REQUIRED WORK: Repeat exactly, please, the lines that begin at the start of the listing and end at the line holding "const uint32_t *src".

RECORD EXCERPTS:
__device__ __forceinline__ void row_to_lds(const double *S, const double *A, const uint8_t *dir,
                                           unsigned int i, double *row, int lane) {
  const unsigned int lds = __builtin_amdgcn_readfirstlane(
      (unsigned int)(uintptr_t)(__attribute__((address_space(3))) void *)row);
  const uint32_t *src = lane < 16 ? (const uint32_t *)(S + 8 * (size_t)i) + lane
                                  : (const uint32_t *)(A + 10 * (size_t)i) + (lane - 16);
  unsigned int keep;
  if (lane < 36)
    asm volatile("s_mov_b32 %0, m0\n\ts_mov_b32 m0, %2\n\ts_nop 0\n\t"
                 "global_load_lds_dword %1, off\n\ts_mov_b32 m0, %0"
                 : "=&s"(keep) : "v"(src), "s"(lds) : "memory");
  if (dir && lane == 36)
    asm volatile("s_mov_b32 %0, m0\n\ts_mov_b32 m0, %2\n\ts_nop 0\n\t"
                 "global_load_lds_ubyte %1, off\n\ts_mov_b32 m0, %0"
                 : "=&s"(keep) : "v"(dir + i), "s"(lds) : "memory");
}

template <class ZT, bool ADAPTIVE, int W, int CM, bool ONE>
__global__ __launch_bounds__(512, W) void k_validate_persistent(
    TerrainView<ZT> T0, int n, const double *__restrict__ S, const double *__restrict__ A,
    const uint8_t *__restrict__ dir, int dir_all, uint8_t *__restrict__ valid,
    double *__restrict__ s_new, double *__restrict__ t_new, uint32_t *__restrict__ flags,
    uint32_t *__restrict__ counts, const int *__restrict__ n_dev, int helpers, int xcd_map, int pf) {
#ifdef GBP_LOOP_PROF
  const unsigned long long lp_entry = __builtin_amdgcn_s_memrealtime();
#endif
  if (n_dev) n = *n_dev;
  const int lane = threadIdx.x & (WAVE - 1);
  const unsigned long long lt_mask = (1ull << lane) - 1ull;
  const int nwv = blockDim.x / WAVE, wv = __builtin_amdgcn_readfirstlane(threadIdx.x / WAVE);
  double *const SA = gbp_smem + (CM == 1 ? (T0.nx + T0.ny + 1) & ~1 : 0);
  double *const wave_rows = SA + (size_t)wv * (WAVE + pf) * SA_ROW;
  SnewRec *const ring = (SnewRec *)(SA + (size_t)nwv * (WAVE + pf) * SA_ROW) + wv * SN_RING;
  [[maybe_unused]] int *const Q = (int *)(ring + (nwv - wv) * SN_RING) + wv * pf;
  unsigned int cur, end;
  {
    const unsigned int waves = gridDim.x * (blockDim.x / WAVE);
    const unsigned int wg = (xcd_map && (gridDim.x & 7u) == 0)
                                ? (blockIdx.x & 7u) * (gridDim.x >> 3) + (blockIdx.x >> 3)
                                : blockIdx.x;
    const unsigned int wid = wg * (blockDim.x / WAVE) + wv;
    cur = __builtin_amdgcn_readfirstlane((unsigned int)(((unsigned long long)n * wid) / waves));
    end = __builtin_amdgcn_readfirstlane((unsigned int)(((unsigned long long)n * (wid + 1)) / waves));
  }
  auto load_row = [&](unsigned int i, double *r, int &d) {
    if (dir) d = dir[i];
#pragma unroll
    for (int k = 0; k < 8; k++) r[k] = S[8 * (size_t)i + k];
#pragma unroll
    for (int k = 0; k < 10; k++) r[8 + k] = A[10 * (size_t)i + k];
  };
#ifdef GBP_REFILL_WINDOW
  const unsigned int take0 = min(end - cur, (unsigned int)WAVE);
  double row0[18];
  int dir0 = dir_all;
  if ((unsigned int)lane < take0) load_row(cur + lane, row0, dir0);
#endif
  const TerrainView<ZT> T = CM == 1 ? stage_coords(T0, gbp_smem) : T0;
  int ring_n = 0;
  auto flush = [&](int cnt) {
    if (lane < cnt) {
      const SnewRec r = ring[lane];
      double sv[8], av[10], o[8];
#pragma unroll
      for (int k = 0; k < 8; k++) sv[k] = S[8 * (size_t)r.idx + k];
#pragma unroll
      for (int k = 0; k < 10; k++) av[k] = A[10 * (size_t)r.idx + k];
      sample_state(sv, av,
                   r.kind == SN_STANCE_S ? ST_FWD_STANCE
                                         : (r.kind == SN_FLIGHT_B ? ST_FWD_LAND : ST_REV_STANCE),
                   r.p, o);
#pragma unroll
      for (int k = 0; k < 8; k++) s_new[8 * (size_t)r.idx + k] = o[k];
    }
  };
  Lane L;
  int row = lane;
  L.s = wave_rows + row * SA_ROW;
  L.a = L.s + 8;
  L.stage = ST_IDLE;
  auto start = [&](unsigned int i, int d) {
    L.idx = (int)i;
    L.f = 0;
    L.acc = Acc{0, 0, 0};
    L.snew_kind = SN_NONE;
    L.tnew_set = 0;
    enter_stage(L, d == GBP_FORWARD ? ST_FWD_STANCE : ST_REV_FLIGHT);
  };
#ifdef GBP_REFILL_WINDOW
  unsigned int staged = 0, qh = 0;
  if (lane < pf) Q[lane] = WAVE + lane;
  if ((unsigned int)lane < take0) {
#pragma unroll
    for (int k = 0; k < 18; k++) L.s[k] = row0[k];
    start(cur + lane, dir0);
  }
  cur += take0;
#endif
#ifdef GBP_LOOP_PROF
  unsigned long long lp[LP_N] = {0, 0, 0, 0, 0, 0, 0, 0, 0, 0, 0, 0, 0, 0};
  lp[12] = lp_entry;
  lp[8] = __builtin_amdgcn_s_memrealtime();
  LP_T(lp_start);
#endif
  for (;;) {
    LP_T(t0);
    const bool need = L.stage == ST_IDLE;
    unsigned long long m = __ballot(need);
    if (m && cur < end) {
      const unsigned int take = min(end - cur, (unsigned int)__popcll(m));
      const unsigned int rank = (unsigned int)__popcll(m & lt_mask);
      const bool mine = need && rank < take;
      unsigned int ts = 0;
#ifdef GBP_REFILL_WINDOW
      ts = min(take, staged);
      if (ts) {
        asm volatile("s_waitcnt vmcnt(0)" ::: "memory");
        if (mine && rank < ts) {
          unsigned int p = qh + rank;
          p -= p >= (unsigned int)pf ? (unsigned int)pf : 0u;
          const int got = Q[p];
          Q[p] = row;
          row = got;
          L.s = wave_rows + row * SA_ROW;
          L.a = L.s + 8;
          start(cur + rank, dir ? ((const int *)L.s)[36] & 0xFF : dir_all);
        }
        qh += ts;
        qh -= qh >= (unsigned int)pf ? (unsigned int)pf : 0u;
        staged -= ts;
      }
#endif
      if (mine && rank >= ts) {
        double r[18];
        int d = dir_all;
        load_row(cur + rank, r, d);
#pragma unroll
        for (int k = 0; k < 18; k++) L.s[k] = r[k];
        start(cur + rank, d);
      }
      cur += take;
    }
#ifdef GBP_REFILL_WINDOW
    if (pf && min(end - cur, (unsigned int)pf) > staged) {
      const unsigned int want = min(end - cur, (unsigned int)pf);
      const int qv = Q[lane < pf ? lane : 0];
      for (unsigned int k = staged; k < want; k++) {
        unsigned int p = qh + k;
        p -= p >= (unsigned int)pf ? (unsigned int)pf : 0u;
        row_to_lds(S, A, dir, cur + k, wave_rows + __builtin_amdgcn_readlane(qv, p) * SA_ROW, lane);
      }
      staged = want;
    }
#endif
    const unsigned long long act = __ballot(L.stage != ST_IDLE);
    if (!act) break;
    LP_T(t1);
    LP_ADD(0, t0, t1);
#ifdef GBP_LOOP_PROF
    if (!lp[7]) lp[13] = __builtin_amdgcn_s_memrealtime();
#endif
    const bool owner = L.stage != ST_IDLE;
    asm volatile("" ::: "memory");
    const int n_act = __popcll(act);
    const bool tail = helpers && n_act < WAVE;
    int st = L.stage, slot = 0;
    const double *ps = L.s;
    double t_eval = owner ? stage_time(L) : 0.0;
    uint32_t vbase = L.acc.V;
    bool has = owner;
    if (tail) {
      const unsigned long long idle = ~act;
      const int j = __popcll(idle & lt_mask);
      const int src = owner ? lane : nth_set_bit(act, j % n_act);
      slot = owner ? 0 : 1 + j / n_act;
      ps = wave_rows + __shfl(row, src) * SA_ROW;
      st = __shfl(L.stage, src);
      double t = __shfl(L.t, src), ts = __shfl(L.ts, src);
      vbase = __shfl(L.acc.V, src);
      if (!owner) {
        has = true;
        for (int k = 0; k < slot && has; k++) has = advance_on_success<ADAPTIVE>(st, ps + 8, t, ts);
        t_eval = sample_time(st, ps + 8, t);
      }
    }
    LP_T(t2);
    LP_ADD(1, t1, t2);
    Acc acc_s{0, vbase + (uint32_t)slot, 0};
    bool ok = false;
    if (has) {
      double sc[8];
      sample_state(ps, ps + 8, st, t_eval, sc);
      ok = is_valid_state<ZT, CM, ONE>(T, sc, stage_phase(st), acc_s);
    }
    LP_T(t3);
    LP_ADD(2, t2, t3);
    bool decided = false;
    if (owner) {
      L.acc.G += acc_s.G;
      L.acc.V = acc_s.V;
      L.acc.flags |= acc_s.flags;
      decided = (acc_s.flags & GBP_F_LIMIT) ? true : transition<ADAPTIVE>(L, ok);
    }
    if (tail) {
      const unsigned long long idle = ~act;
      const int n_idle = WAVE - n_act;
      const int n_help = n_idle;
      const uint32_t w0 = (acc_s.flags & 0xFFFFu) | (ok ? 1u << 16 : 0u) | (has ? 1u << 17 : 0u) |
                          ((acc_s.V - (vbase + (uint32_t)slot)) << 18);
      const uint32_t w1 = acc_s.G;
      const int my_rank = __popcll(act & lt_mask);
      bool chain = owner && !decided && ok;
      const int kmax = (n_help + n_act - 1) / n_act;
      for (int k = 1; k <= kmax; k++) {
        if (!__ballot(chain)) break;
        const int j = (k - 1) * n_act + my_rank;
        const bool exists = owner && j < n_help;
        const int src = (exists && j < n_idle) ? nth_set_bit(idle, j) : lane;
        const uint32_t r0 = __shfl(w0, src), r1 = __shfl(w1, src);
        if (chain && exists && ((r0 >> 17) & 1u)) {
          L.acc.G += r1;
          L.acc.V += (r0 >> 18) & 1u;
          L.acc.flags |= r0 & 0xFFFFu;
          const bool okk = (r0 >> 16) & 1u;
          decided = (r0 & GBP_F_LIMIT) ? true : transition<ADAPTIVE>(L, okk);
          chain = !decided && okk;
        } else {
          chain = false;
        }
      }
    }
    asm volatile("" ::: "memory");
    LP_T(t4);
    LP_ADD(3, t3, t4);
#ifdef GBP_LOOP_PROF
    lp[6] += tail ? 1 : 0;
    lp[7] += 1;
#endif
    const bool fin = owner && decided;
    const bool queue = fin && s_new && L.snew_kind != SN_NONE;
    if (fin) {
      const size_t i = (size_t)L.idx;
      uint32_t f = L.f | L.acc.flags;
      if (L.snew_kind != SN_NONE) f |= GBP_F_SNEW_SET;
      if (L.tnew_set) f |= GBP_F_TNEW_SET;
      if (valid) valid[i] = (f & GBP_F_VALID) ? 1 : 0;
      if (t_new && L.tnew_set) t_new[i] = L.tnew;
      flags[i] = f;
      if (counts) counts[i] = (L.acc.G & 0xFFFFu) | (L.acc.V << 16);
    }
    const unsigned long long qm = __ballot(queue);
    if (qm) {
      if (queue) ring[ring_n + __popcll(qm & lt_mask)] = SnewRec{L.idx, L.snew_kind, L.snew_p};
      ring_n += __popcll(qm);
      if (ring_n >= WAVE) {
        flush(WAVE);
        ring_n -= WAVE;
        SnewRec r;
        if (lane < ring_n) r = ring[WAVE + lane];
        if (lane < ring_n) ring[lane] = r;
      }
    }
    if (fin) L.stage = ST_IDLE;
    LP_T(t5);
    LP_ADD(4, t4, t5);
  }
  if (ring_n) flush(ring_n);
#ifdef GBP_LOOP_PROF
  LP_T(lp_end);
  lp[5] = lp_end - lp_start;
  lp[9] = __builtin_amdgcn_s_memrealtime();
  {
    unsigned int hw;
    asm volatile("s_getreg_b32 %0, hwreg(HW_REG_HW_ID)" : "=s"(hw));
    lp[10] = hw;
    unsigned int xcc;
    asm volatile("s_getreg_b32 %0, hwreg(HW_REG_XCC_ID)" : "=s"(xcc));
    lp[11] = xcc;
  }
  const unsigned int gw = blockIdx.x * (blockDim.x / WAVE) + threadIdx.x / WAVE;
  if (lane == 0 && gw < 8192)
    for (int k = 0; k < LP_N; k++) gbp_loop_prof[LP_N * gw + k] = lp[k];
#endif
}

EXERCISE ANSWER:
__device__ __forceinline__ void row_to_lds(const double *S, const double *A, const uint8_t *dir,
                                           unsigned int i, double *row, int lane) {
  const unsigned int lds = __builtin_amdgcn_readfirstlane(
      (unsigned int)(uintptr_t)(__attribute__((address_space(3))) void *)row);
  const uint32_t *src = lane < 16 ? (const uint32_t *)(S + 8 * (size_t)i) + lane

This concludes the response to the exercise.